En effet, outre que peu enthousiastes, les 914 en cours d’ « externalisation » sont aussi en colère et samedi ils manifestent dans les rues de Rome.
Parce que – un autre paradoxe – la raison du transbordement d’autant de salariés n’est pas due aux difficultés de Vodafone, mais au contraire à ce qui est présenté comme « un ambitieux programme d’investissements et d’initiatives commerciales innovatrices ». Par conséquent, les 914 devraient être heureux de contribuer au succès de leur (ancienne) entreprise. Et d’ailleurs en Italie sont actifs plus de 60 millions de portables (en gros, presque deux par personne adulte) et l’offre s’enrichit tous les jours : d’ici peu les portables communiqueront entre eux sans besoin d’interventions humaines. De telles merveilles, que personne ne pourra s’en passer. C’est une mine d’or, la téléphonie mobile.

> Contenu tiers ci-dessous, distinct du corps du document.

# berkeley-hipie/HIPIE

Measured on AMD Instinct MI355X. Metric: images/sec @1024x1024 ViT-H bs=8 (single-image inference hot path: box, class and mask logits), higher is better.
Workload: dtype f16x3 (split-fp16 operands, fp32 accumulate: fp32-class); 1 GPU; BASELINE.json configs[2]: vit_huge, 1024x1024, batch 8 per GPU, 80 class prompts (L=194), detection; global_batch=8, parallelism=dp1, precision_policy=split, launch=eager

## Files before the change

### hipie_amd/_lib.py

```python
import ctypes
import os

_HERE = os.path.dirname(os.path.abspath(__file__))
LIB_PATH = os.environ.get("HIPIE_LIB_PATH") or os.path.join(_HERE, "csrc", "libhipie_mi355.so")

c_p = ctypes.c_void_p
c_i = ctypes.c_int
c_l = ctypes.c_int64
c_f = ctypes.c_float

SIGNATURES = {
    "hipie_version": [],
    "hipie_last_error": [],
    "hipie_msda_forward": [c_p, c_p, c_p, c_p, c_p, c_p] + [c_i] * 8 + [c_p],
    "hipie_msda_fused_forward": [c_p, c_p, c_p, c_p, c_p, c_p, c_p] + [c_i] * 10 + [c_l, c_l, c_p],
    "hipie_msda_fused_forward_strided": [c_p, c_l, c_p, c_p, c_p, c_p, c_p, c_p] + [c_i] * 10 + [c_l, c_l, c_p],
    "hipie_flash_attn": [c_p, c_p, c_p, c_p] + [c_i] * 5 + [c_l] * 12 + [c_p, c_p, c_i, c_i, c_p, c_f, c_f, c_i, c_p],
    "hipie_vit_attn": [c_p, c_p, c_p, c_p] + [c_i] * 5 + [c_f, c_i, c_p],
    "hipie_vit_attn_fused": [c_p, c_p, c_p, c_p] + [c_i] * 5 + [c_f, c_i, c_p],
    "hipie_vit_attn_rel": [c_p, c_p, c_p, c_p] + [c_i] * 7 + [c_p],
    "hipie_bi_xattn": [c_p, c_p, c_p, c_p, c_p, c_p, c_p] + [c_i] * 5 + [c_f, c_i, c_p],
    "hipie_bi_xattn_ws": [c_p, c_p, c_p, c_p, c_p, c_p, c_p, c_p, c_l] + [c_i] * 5 + [c_f, c_i, c_p],
    "hipie_bi_xattn_workspace": [c_i] * 5,
    "hipie_mask_einsum": [c_p, c_p, c_p] + [c_i] * 6 + [c_p],
    "hipie_mask_einsum_workspace": [c_i, c_i, c_i],
    "hipie_mask_einsum_ws": [c_p, c_p, c_p, c_p, c_p, c_l] + [c_i] * 6 + [c_p],
    "hipie_mask_einsum16": [c_p, c_p, c_p, c_p, c_p] + [c_i] * 6 + [c_p],
    "hipie_dynamic_mask": [c_p, c_p, c_p, c_p] + [c_i] * 7 + [c_p],
    "hipie_dynamic_mask16": [c_p, c_p, c_p, c_p] + [c_i] * 7 + [c_p],
    "hipie_dynamic_mask_backward": [c_p] * 7 + [c_i] * 6 + [c_p],
    "hipie_vit_relpos": [c_p, c_p, c_p, c_p, c_p] + [c_i] * 6 + [c_p],
    "hipie_add_layernorm": [c_p, c_p, c_p, c_p, c_p, c_p, c_l, c_i, c_f, c_i, c_i, c_i, c_p],
    "hipie_layernorm_backward": [c_p] * 8 + [c_l, c_l, c_i, c_f, c_p],
    "hipie_layernorm_backward_ws_bytes": [c_l, c_i],
    "hipie_act_forward": [c_p, c_p, c_l, c_i, c_i, c_p],
    "hipie_act_backward": [c_p] * 6 + [c_l, c_i, c_i, c_p],
    "hipie_act_backward_ws_bytes": [c_l, c_i],
    "hipie_add_layernorm_sum": [c_p, c_p, c_p, c_p, c_p, c_p, c_p, c_p, c_l, c_i, c_f, c_i, c_i, c_i, c_p],
    "hipie_add_layernorm_rows": [c_p, c_p, c_p, c_p, c_p, c_p, c_l, c_i, c_f, c_i, c_i, c_i, c_p, c_p, c_p],
    "hipie_batched_nms": [c_p, c_p, c_p, c_p, c_p, c_i, c_i, c_f, c_i, c_p],
    "hipie_mask_finalize": [c_p, c_i, c_p] + [c_i] * 8 + [c_f, c_p, c_p],
    "hipie_sem_pan": [c_p] * 8 + [c_i] * 11 + [c_p],
    "hipie_sine_embed": [c_p, c_p, c_p, c_l, c_i, c_i, c_i, c_f, c_i, c_p],
    "hipie_box_refine": [c_p, c_p, c_p, c_l, c_f, c_i, c_p],
    "hipie_ref_point_mlp": [c_p, c_p, c_p, c_p, c_p, c_p, c_p, c_l, c_i, c_f, c_i, c_p],
    "hipie_box_head": [c_p, c_p, c_p, c_p, c_p, c_p, c_p, c_p, c_p, c_l, c_f, c_p],
    "hipie_add_layernorm_dec": [c_p, c_p, c_p, c_p, c_p, c_p, c_p, c_p, c_l, c_i, c_f, c_i, c_i, c_p],
    "hipie_add_cast": [c_p, c_p, c_p, c_l, c_i, c_p],
    "hipie_group_norm": [c_p, c_p, c_p, c_p, c_p, c_p, c_i, c_i, c_i, c_i, c_i, c_f, c_i, c_i, c_i, c_p],
    "hipie_gemm": [c_p, c_l, c_p, c_l, c_p, c_p, c_l, c_p, c_l, c_p] + [c_i] * 6 + [c_f, c_f, c_p],
    "hipie_gemm_f8x": [c_p, c_l, c_p, c_l, c_p, c_p, c_p, c_l, c_p, c_l, c_p] + [c_i] * 6 + [c_f, c_f, c_p],
    "hipie_to_f8x": [c_p, c_l, c_p, c_l, c_p, c_l, c_i, c_p],
    "hipie_gemm_ln": [c_p, c_l, c_p, c_l, c_p, c_p, c_l, c_p, c_p, c_f, c_p, c_l, c_p, c_l, c_i, c_i, c_i, c_f, c_p],
    "hipie_gemm_gather": [c_p, c_l, c_l, c_p, c_p, c_l, c_p, c_p, c_l, c_p, c_l, c_p] + [c_i] * 6 + [c_f, c_f, c_p],
    "hipie_vit_attn_split": [c_p, c_p, c_p, c_p] + [c_i] * 5 + [c_p],
    "hipie_msda_backward": [c_p] * 9 + [c_i] * 8 + [c_p],
    "hipie_msda_backward_ws": [c_p] * 9 + [c_i] * 8 + [c_p, c_l, c_p],
    "hipie_msda_backward_workspace": [c_i] * 6,
    "hipie_gemm_batched": [c_p, c_l, c_l, c_l, c_p, c_l, c_l, c_l, c_p, c_l, c_l, c_l] + [c_i] * 6 + [c_f, c_p],
    "hipie_gemm_batched_softmax_bias": [c_p, c_l, c_l, c_l, c_p, c_l, c_l, c_l, c_p, c_l, c_l, c_l] + [c_i] * 5 + [c_p, c_i, c_p, c_f, c_f, c_p],
    "hipie_gemm_batched_resid": [c_p, c_l, c_l, c_l, c_p, c_l, c_l, c_l, c_p, c_p, c_l, c_l, c_l, c_p, c_l, c_l, c_l] + [c_i] * 5 + [c_f, c_p],
    "hipie_gemm_batched_softmax": [c_p, c_l, c_l, c_l, c_p, c_l, c_l, c_l, c_p, c_l, c_l, c_l] + [c_i] * 5 + [c_p, c_i, c_f, c_f, c_p],
    "hipie_softmax_hl8": [c_p, c_l, c_p, c_l, c_l, c_i, c_i, c_p, c_l, c_f, c_p],
    "hipie_attn_f32": [c_p] * 5 + [c_i] * 5 + [c_l] * 6 + [c_f, c_p],
    "hipie_attn_split": [c_p] * 5 + [c_i] * 5 + [c_l] * 6 + [c_f, c_p],
    "hipie_attn_f32_rows": [c_p] * 5 + [c_i] * 5 + [c_l] * 6 + [c_f, c_p],
    "hipie_attn_split_rows": [c_p] * 5 + [c_i] * 5 + [c_l] * 6 + [c_f, c_p],
    "hipie_conv3x3_split": [c_p, c_l, c_p, c_p, c_p, c_l, c_l] + [c_i] * 6 + [c_p],
    "hipie_ffn_fused": [c_p, c_l, c_p, c_p, c_p, c_p, c_p, c_l, c_i, c_i, c_i, c_p],
    "hipie_topk": [c_p, c_l, c_i, c_i, c_i, c_p, c_p, c_p],
    "hipie_fill_rows": [c_p, c_l, c_p, c_l, c_p, c_l, c_p],
    "hipie_to_hl8": [c_p, c_l, c_p, c_l, c_l, c_i, c_i, c_f, c_p],
    "hipie_to_hl8_t": [c_p, c_l, c_p, c_l, c_l, c_i, c_l, c_f, c_p],
    "hipie_attn_train_forward": [c_p] * 8 + [c_i, c_i, c_p],
    "hipie_to_f16_pair": [c_p, c_l, c_p, c_p, c_l, c_i, c_i, c_p, c_p],
    "hipie_attn_train_backward": [c_p] * 13 + [c_i, c_i, c_p],
    "hipie_selftest": [c_i, c_p, c_p, c_p, c_p],
}

_lib = None


class HipieLibraryError(RuntimeError):
    pass


def load():
    global _lib
    if _lib is not None:
        return _lib
    if not os.path.exists(LIB_PATH):
        raise HipieLibraryError(
            "libhipie_mi355.so not found at %s -- build it with `make -C hipie_amd/csrc` (hipcc, gfx950). "
            "There is no PyTorch fallback for the hand-written kernels." % LIB_PATH)
    import torch
    try:
        lib = ctypes.CDLL(LIB_PATH)
    except OSError as e:
        raise HipieLibraryError("cannot load %s: %s" % (LIB_PATH, e))
    for name, argtypes in SIGNATURES.items():
        try:
            fn = getattr(lib, name)
        except AttributeError:
            raise HipieLibraryError("%s does not export %s (stale build?)" % (LIB_PATH, name))
        fn.argtypes = argtypes
        fn.restype = (ctypes.c_char_p if name == "hipie_last_error" else
                      ctypes.c_int64 if name in ("hipie_bi_xattn_workspace", "hipie_mask_einsum_workspace", "hipie_msda_backward_workspace",
                                                      "hipie_layernorm_backward_ws_bytes", "hipie_act_backward_ws_bytes") else ctypes.c_int)
    _lib = lib
    return lib


def check(rc, what):
    if rc != 0:
        msg = load().hipie_last_error()
        raise RuntimeError("%s failed (rc=%d): %s" % (what, rc, msg.decode() if msg else ""))
```

### hipie_amd/csrc/gemm.hip

```cpp
#include "gemm_tile.h"

namespace hipie {

template <typename T>
__global__ __launch_bounds__(256) void to_hl8_kernel(const T* __restrict__ x, f16_t* __restrict__ out, long rows, int K, long ldx, long ldo,
                                                     float scale) {
  const long gid = (long)blockIdx.x * 256 + threadIdx.x;
  const int gpr = K / 8;
  if (gid >= rows * gpr) return;
  const long r = gid / gpr;
  const int g = (int)(gid - r * gpr);
  const T* src = x + r * ldx + 8 * g;
  f16x8 h, l;
#pragma unroll
  for (int e = 0; e < 8; ++e) {
    f16_t hh, ll;
    hl_split((float)src[e] * scale, hh, ll);
    h[e] = hh;
    l[e] = ll;
  }
  f16_t* dst = out + r * ldo + 16 * g;
  *reinterpret_cast<f16x8*>(dst) = h;
  *reinterpret_cast<f16x8*>(dst + 8) = l;
}


constexpr int kTrRows = 128, kTrCols = 64;
__global__ __launch_bounds__(256) void to_hl8_t_kernel(const float* __restrict__ x, f16_t* __restrict__ out, long rows, int C, long ldx,
                                                       long ldo, long rows_p, float scale) {
  __shared__ float tile[kTrRows][kTrCols + 1];
  const long r0 = (long)blockIdx.x * kTrRows;
  const int c0 = blockIdx.y * kTrCols;
  const int tid = threadIdx.x;
  for (int k = tid; k < kTrRows * (kTrCols / 4); k += 256) {
    const int i = k / (kTrCols / 4), j = (k % (kTrCols / 4)) * 4;
    float v[4] = {0.f, 0.f, 0.f, 0.f};
    if (r0 + i < rows) {
      const float* src = x + (r0 + i) * ldx + c0 + j;
      if (c0 + j + 3 < C && (((uintptr_t)src) & 15) == 0) {
        const float4 q = *reinterpret_cast<const float4*>(src);
        v[0] = q.x; v[1] = q.y; v[2] = q.z; v[3] = q.w;
      } else {
        for (int e = 0; e < 4; ++e) v[e] = c0 + j + e < C ? src[e] : 0.f;
      }
    }
    for (int e = 0; e < 4; ++e) tile[i][j + e] = v[e];
  }
  __syncthreads();
  for (int u = tid; u < kTrCols * (kTrRows / 8); u += 256) {
    const int g = u % (kTrRows / 8), c = u / (kTrRows / 8);
    const long m = r0 + 8 * g;
    if (c0 + c >= C || m >= rows_p) continue;
    f16x8 h, l;
#pragma unroll
    for (int e = 0; e < 8; ++e) {
      f16_t hh, ll;
      hl_split(tile[8 * g + e][c] * scale, hh, ll);
      h[e] = hh;
      l[e] = ll;
    }
    f16_t* dst = out + (long)(c0 + c) * ldo + 2 * m;
    *reinterpret_cast<f16x8*>(dst) = h;
    *reinterpret_cast<f16x8*>(dst + 8) = l;
  }
}

}

using namespace hipie;

namespace hipie {
int launch_gemm_k256(const void* X, long ldx_b, int x_f32, const void* W, long ldw_b, const float* bias, float* out, long ldo, int M, int N,
                     hipStream_t st);
}
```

Bien, cette histoire a-t-elle quelque chose à voir avec les crampes à l’estomac de la CGIL, quand il a été question de signer les accords avec le gouvernement sur la solidarité sociale, les retraites et, justement, la loi 30 sur la « flexibilité » du travail ? Et a-t-elle quelque chose à voir avec le vote par lequel le comité central de la FIOM a dit NON, a dit que selon le plus grand syndicat des métallurgistes cet accord ne va pas ? Voyez-vous, Carta est un magazine très petit, déjà très précaire par sa nature même.

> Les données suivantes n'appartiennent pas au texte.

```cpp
__device__ inline void gh_bsc_keypoint(const GridArgs& G, const BscConst& C, int kk, int K, uint8_t* __restrict__ feat, float* __restrict__ lcs) {

  __shared__ double red[16];
  __shared__ double s_pnum[147], s_exp[145];
  __shared__ unsigned long long s_dlo[147];
  __shared__ unsigned s_dcarry[147];
  __shared__ float s_weight[147], s_depth[147];
  __shared__ float s_axes[9];
  __shared__ double s_stat[3][4];
  __shared__ unsigned s_bits[4][16];
  __shared__ float4 s_pts[BSC_CHUNK];
  __shared__ int s_scan[17];
  __shared__ float s_centre[8];
  const int tid = threadIdx.x;
  const float qx = lcs[(size_t)kk * 12 + 9], qy = lcs[(size_t)kk * 12 + 10], qz = lcs[(size_t)kk * 12 + 11];
  const int cx = gh_cell_coord(qx, G.d.mn[0], G.d.inv, G.d.dim[0]);
  const int cy = gh_cell_coord(qy, G.d.mn[1], G.d.inv, G.d.dim[1]);
  const int cz = gh_cell_coord(qz, G.d.mn[2], G.d.inv, G.d.dim[2]);

  double sx = 0, sy = 0, sz = 0, sw = 0;
  int cnt = 0;
  gh_for_runs(G.d, G.start, cx, cy, cz, [&](unsigned b, unsigned e) {
    for (unsigned q = b + tid; q < e; q += BT) {
      const float4 P = G.pts[q];
      const float dx = qx - P.x, dy = qy - P.y, dz = qz - P.z;
      float d2 = dx * dx;
      d2 += dy * dy;
      d2 += dz * dz;
      if (d2 < C.r2s) {
        cnt++;
        sx += (double)P.x; sy += (double)P.y; sz += (double)P.z;
        sw += C.radius_w - (double)sqrtf(d2);
      }
    }
  });
  sx = gh_block_sum(sx, red); sy = gh_block_sum(sy, red); sz = gh_block_sum(sz, red); sw = gh_block_sum(sw, red);
  int mm;
  const int my_base = gh_block_excl_scan(cnt, s_scan, &mm);
  const double mx = sx / (double)mm, my = sy / (double)mm, mz = sz / (double)mm;
  const bool packed = mm <= BSC_CAP;
  auto fill_chunk = [&](int c0) {
    int w = my_base;
    gh_for_runs(G.d, G.start, cx, cy, cz, [&](unsigned b, unsigned e) {
      for (unsigned q = b + tid; q < e; q += BT) {
        const float4 P = G.pts[q];
        const float dx = qx - P.x, dy = qy - P.y, dz = qz - P.z;
        float d2 = dx * dx;
        d2 += dy * dy;
        d2 += dz * dz;
        if (d2 < C.r2s) {
          if (w >= c0 && w < c0 + BSC_CHUNK) s_pts[w - c0] = make_float4(P.x, P.y, P.z, d2);
          w++;
        }
      }
    });
    __syncthreads();
  };

  double c00 = 0, c01 = 0, c02 = 0, c11 = 0, c12 = 0, c22 = 0;
  if (mm >= 3 && packed) {
    for (int c0 = 0; c0 < mm; c0 += BSC_CHUNK) {
      fill_chunk(c0);
      const int cn = min(BSC_CHUNK, mm - c0);
      for (int t = tid; t < cn; t += BT) {
        const float4 P = s_pts[t];
        const double w = (double)(float)(C.radius_w - (double)sqrtf(P.w));
        const double ex = (double)P.x - mx, ey = (double)P.y - my, ez = (double)P.z - mz;
        c00 += w * ex * ex; c01 += w * ex * ey; c02 += w * ex * ez;
        c11 += w * ey * ey; c12 += w * ey * ez; c22 += w * ez * ez;
      }
      __syncthreads();
    }
  } else if (mm >= 3) {
    gh_for_runs(G.d, G.start, cx, cy, cz, [&](unsigned b, unsigned e) {
      for (unsigned q = b + tid; q < e; q += BT) {
        const float4 P = G.pts[q];
        const float dx = qx - P.x, dy = qy - P.y, dz = qz - P.z;
        float d2 = dx * dx;
        d2 += dy * dy;
        d2 += dz * dz;
        if (d2 < C.r2s) {
          const double w = (double)(float)(C.radius_w - (double)sqrtf(d2));
          const double ex = (double)P.x - mx, ey = (double)P.y - my, ez = (double)P.z - mz;
          c00 += w * ex * ex; c01 += w * ex * ey; c02 += w * ex * ez;
          c11 += w * ey * ey; c12 += w * ey * ez; c22 += w * ez * ez;
        }
      }
    });
  }
  if (mm >= 3) {
    c00 = gh_block_sum(c00, red); c01 = gh_block_sum(c01, red); c02 = gh_block_sum(c02, red);
    c11 = gh_block_sum(c11, red); c12 = gh_block_sum(c12, red); c22 = gh_block_sum(c22, red);
  }
  if (tid == 0) {
    float X[3] = {1, 0, 0}, Y[3] = {0, 1, 0}, Z[3] = {0, 0, 1};
    if (mm >= 3) {
      const float da = (float)sw;
      double Cq[6] = {c00, c01, c02, c11, c12, c22};
      gh_quant_grid(Cq, 6);
      double a00 = (double)((float)Cq[0] / da), a01 = (double)((float)Cq[1] / da), a02 = (double)((float)Cq[2] / da),
             a11 = (double)((float)Cq[3] / da), a12 = (double)((float)Cq[4] / da), a22 = (double)((float)Cq[5] / da);
      double V[9];
      gh_jacobi3(a00, a01, a02, a11, a12, a22, V);
      const double ev[3] = {a00, a11, a22};
      int imax = 0, imin = 0;
      for (int i = 0; i < 3; i++) {
        if ((float)ev[i] > (float)ev[imax]) imax = i;
        if ((float)ev[i] < (float)ev[imin]) imin = i;
      }
      float P[3], N[3];
      for (int which = 0; which < 2; which++) {
        const int col = which == 0 ? imax : imin;
        const double e[3] = {V[0 * 3 + col], V[1 * 3 + col], V[2 * 3 + col]};
        int b = 0;
        if (fabs(e[1]) > fabs(e[b])) b = 1;
        if (fabs(e[2]) > fabs(e[b])) b = 2;
        const double sg = (e[b] < 0) ? -1.0 : 1.0;
        float* o = which == 0 ? P : N;
        for (int d = 0; d < 3; d++) o[d] = (float)(sg * e[d]);
      }
      const float M0 = P[1] * N[2] - P[2] * N[1], M1 = P[2] * N[0] - P[0] * N[2], M2 = P[0] * N[1] - P[1] * N[0];
      X[0] = P[0]; X[1] = P[1]; X[2] = P[2];
      Y[0] = M0; Y[1] = M1; Y[2] = M2;
      Z[0] = X[1] * Y[2] - X[2] * Y[1];
      Z[1] = X[2] * Y[0] - X[0] * Y[2];
      Z[2] = X[0] * Y[1] - X[1] * Y[0];
      const float nx = sqrtf((X[0] * X[0] + X[1] * X[1]) + X[2] * X[2]);
      const float ny = sqrtf((Y[0] * Y[0] + Y[1] * Y[1]) + Y[2] * Y[2]);
      for (int d = 0; d < 3; d++) { X[d] = X[d] / nx; Y[d] = Y[d] / ny; }
    }
    for (int d = 0; d < 3; d++) { s_axes[d] = X[d]; s_axes[3 + d] = Y[d]; s_axes[6 + d] = Z[d]; }
    float* o = &lcs[(size_t)kk * 12];
    for (int d = 0; d < 3; d++) { o[d] = X[d]; o[3 + d] = Y[d]; o[6 + d] = Z[d]; }
  }
  for (int i = tid; i < 147; i += BT) { s_pnum[i] = 0.0; s_dlo[i] = 0ull; s_dcarry[i] = 0u; }
  for (int i = tid; i < 145; i += BT) s_exp[i] = gh_bsc_exp_tab[i];
  if (tid < 7) s_centre[tid] = C.centre[tid];
  if (tid < 64) s_bits[tid >> 4][tid & 15] = 0u;
  __syncthreads();
  const float X0 = s_axes[0], X1 = s_axes[1], X2 = s_axes[2], Y0 = s_axes[3], Y1 = s_axes[4], Y2 = s_axes[5], Z0 = s_axes[6], Z1 = s_axes[7],
              Z2 = s_axes[8];

  auto splat = [&](float px, float py, float pz) {
    const float d0 = px - qx, d1 = py - qy, d2v = pz - qz;
    const float loc[3] = {(X0 * d0 + X1 * d1) + X2 * d2v, (Y0 * d0 + Y1 * d1) + Y2 * d2v, (Z0 * d0 + Z1 * d1) + Z2 * d2v};
#pragma unroll
    for (int pl = 0; pl < 3; pl++) {
      const float a = loc[pl == 2 ? 1 : 0], bb = loc[pl == 0 ? 1 : 2];
      const float depth = loc[pl == 0 ? 2 : (pl == 1 ? 1 : 0)] + C.R;
      for (int j = 0; j < 7; j++) {
        const float dy = bb - C.centre[j];
        const float dy2 = dy * dy;
        if (!(dy2 < C.r2c)) continue;
        for (int i = 0; i < 7; i++) {
          const float dx = a - C.centre[i];
          float dd = dx * dx;
          dd += dy2;
          if (dd < C.r2c) {
            const float ew = gh_bsc_expf(-dd / C.den, s_exp);
            atomicAdd(&s_pnum[i + 7 * j + 49 * pl], (double)ew);
            gh_bsc_depth_add(&s_dlo[i + 7 * j + 49 * pl], &s_dcarry[i + 7 * j + 49 * pl], depth, ew, C.dunit);
          }
        }
      }
    }
  };
  if (packed) {
    const int wave = tid >> 6, lane = tid & 63;
    const int sub = lane / 9, slot = lane % 9;
    const int di = slot % 3 - 1, dj = slot / 3 - 1;
    const float inv_u = 1.0f / C.u;
    for (int c0 = 0; c0 < mm; c0 += BSC_CHUNK) {
    fill_chunk(c0);
    const int cn = min(BSC_CHUNK, mm - c0);
    for (int t = tid; t < cn; t += BT) {
      const float4 P = s_pts[t];
      const float d0 = P.x - qx, d1 = P.y - qy, d2v = P.z - qz;
      s_pts[t] = make_float4((X0 * d0 + X1 * d1) + X2 * d2v, (Y0 * d0 + Y1 * d1) + Y2 * d2v, (Z0 * d0 + Z1 * d1) + Z2 * d2v, 0.f);
    }
    __syncthreads();
    const int nitem = cn * 3;
    for (int base = 0; base < nitem; base += 28) {
      const int w = base + wave * 7 + sub;
      if (lane < 63 && w < nitem) {
        const int t = w / 3, pl = w - 3 * t;
        const float4 L = s_pts[t];
        const float a = pl == 2 ? L.y : L.x, bb = pl == 0 ? L.y : L.z;
        const float depth = (pl == 0 ? L.z : (pl == 1 ? L.y : L.x)) + C.R;
        const float ta = (a + C.R) * inv_u, tb = (bb + C.R) * inv_u;
        const float fla = floorf(ta), flb = floorf(tb);
        const int bi = (int)fla, bj = (int)flb;
        auto cell = [&](int ci, int cj) {
          if (ci < 0 || ci >= 7 || cj < 0 || cj >= 7) return;
          const float dy = bb - s_centre[cj];
          const float dy2 = dy * dy;
          const float dx = a - s_centre[ci];
          float dd = dx * dx;
          dd += dy2;
          if (dy2 < C.r2c && dd < C.r2c) {
            const float ew = gh_bsc_expf(-dd / C.den, s_exp);
            atomicAdd(&s_pnum[ci + 7 * cj + 49 * pl], (double)ew);
            gh_bsc_depth_add(&s_dlo[ci + 7 * cj + 49 * pl], &s_dcarry[ci + 7 * cj + 49 * pl], depth, ew, C.dunit);
          }
        };
        cell(bi + di, bj + dj);
        const float fa = ta - fla, fb = tb - flb;
        if (fa < 1e-4f || fa > 0.9999f || fb < 1e-4f || fb > 0.9999f) {
          bool fx = false, fy = false;
          const int i2 = bi + 2 * di, j2 = bj + 2 * dj;
          if (di != 0 && i2 >= 0 && i2 < 7) { const float dx = a - s_centre[i2]; fx = dx * dx < C.r2c; }
          if (dj != 0 && j2 >= 0 && j2 < 7) { const float dy = bb - s_centre[j2]; fy = dy * dy < C.r2c; }
          if (fx) cell(i2, bj + dj);
          if (fy) cell(bi + di, j2);
          if (fx && fy) cell(i2, j2);
        }
      }
    }
    __syncthreads();
    }
  } else {
    gh_for_runs(G.d, G.start, cx, cy, cz, [&](unsigned b, unsigned e) {
      for (unsigned q = b + tid; q < e; q += BT) {
        const float4 P = G.pts[q];
        const float tx = qx - P.x, ty = qy - P.y, tz = qz - P.z;
        float d2 = tx * tx;
        d2 += ty * ty;
        d2 += tz * tz;
        if (!(d2 < C.r2s)) continue;
        splat(P.x, P.y, P.z);
      }
    });
  }
  __syncthreads();

  if (tid < 147) {
    const float ndens = (float)mm / C.area;
    float avg = (float)gh_bsc_depth_sum(s_dlo[tid], s_dcarry[tid], s_pnum[tid], C.dinv);
    avg = (s_pnum[tid] == 0.0) ? 0.0f : (float)((double)avg / s_pnum[tid]);
    const float garea = C.u * C.u;
    const float gdens = (float)(s_pnum[tid] / (double)garea);
    s_weight[tid] = (ndens != 0.0f) ? gdens / ndens : 0.0f;
    s_depth[tid] = avg;
  }
  __syncthreads();
  if (tid < 3) {
    const int off = 49 * tid;
    double avg_d = 0, var_d = 0, avg_w = 0, var_w = 0;
    for (int i = 0; i < 49; i++) {
      const int a = C.pattern[2 * i] + off, b = C.pattern[2 * i + 1] + off;
      avg_d += (double)(s_depth[a] - s_depth[b]);
      avg_w += (double)(s_weight[a] - s_weight[b]);
    }
    avg_d /= 49; avg_w /= 49;
    for (int i = 0; i < 49; i++) {
      const int a = C.pattern[2 * i] + off, b = C.pattern[2 * i + 1] + off;
      const double dd = (double)(s_depth[a] - s_depth[b]), dw = (double)(s_weight[a] - s_weight[b]);
      var_d += (dd - avg_d) * (dd - avg_d);
      var_w += (dw - avg_w) * (dw - avg_w);
    }
    var_d /= 49; var_w /= 49;
    s_stat[tid][0] = avg_d; s_stat[tid][1] = sqrt(var_d); s_stat[tid][2] = avg_w; s_stat[tid][3] = sqrt(var_w);
  }
  __syncthreads();
  for (int base = 0; base < 448; base += BT) {
    const int k = base + tid;
    for (int v = 0; v < C.nvar; v++) {
      bool bit = false;
      if (v == 0) {
        if (k < 147) bit = s_weight[k] > 0.1f;
        else if (k < 441) {
          const int r = k - 147, pl = r / 98, p = (r % 98) >> 1, off = 49 * pl;
          const int a = C.pattern[2 * p], b = C.pattern[2 * p + 1];
          if ((r & 1) == 0) {
            const double dd = (double)(s_depth[a + off] - s_depth[b + off]);
            bit = fabs(dd - s_stat[pl][0]) > s_stat[pl][1];
          } else if (!(s_weight[a] < 0.1f && s_weight[b] < 0.1f)) {
            const double dw = (double)(s_weight[a + off] - s_weight[b + off]);
            bit = fabs(dw - s_stat[pl][2]) > s_stat[pl][3];
          }
        }
      } else if (k >= 147 && k < 294) {
        static const int TR[4][3] = {{0, 0, 0}, {1, 2, 2}, {3, 2, 1}, {2, 1, 3}};
        const int r = k - 147, pl = r / 49, kk2 = r % 49;
        bit = s_weight[49 * pl + rearr_src(TR[v][pl], kk2)] > 0.1f;
      }
      const unsigned long long bal = __ballot(bit);
      if ((tid & 63) == 0 && k < 448) {
        s_bits[v][k >> 5] = (unsigned)bal;
        if (k + 32 < 448) s_bits[v][(k >> 5) + 1] = (unsigned)(bal >> 32);
      }
    }
  }
  __syncthreads();
  if (tid < 14 * C.nvar) {
    const int v = tid / 14, w = tid % 14;
    reinterpret_cast<unsigned*>(feat)[((size_t)v * K + kk) * 14 + w] = s_bits[v][w];
  }
}
```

Et pourtant nous recevons une moyenne de deux demandes par jour d’embauche ou de stage gratuits, de la part de jeunes en général diplômes, même avec un ou plusieurs master dans leur curriculum vitae (familièrement CV) et des expériences de travail occasionnel, transitoire et non rémunéré. C’est un petit indice de l’authentique désespoir qui est en train d’éroder une génération entière. Mais les presque cinquantenaires, comme nous le savons, sont « obsolètes » et même les salariés de Vodafone, dans la force de l’âge de travail et en possession de précieux contrats à temps indéterminé, sont au bord du gouffre.
Et qui s’occupe de ces gens ? Quelques syndicats, les réseaux auto organisés des précaires, quelques journaux aventuriers et peu de personnes qui ont même l’idée bizarre d’appeler à une manif – celle du 20 octobre – pour protester contre la précarité et contre beaucoup d’autre choses. Parce que c’est exactement ça : life is now.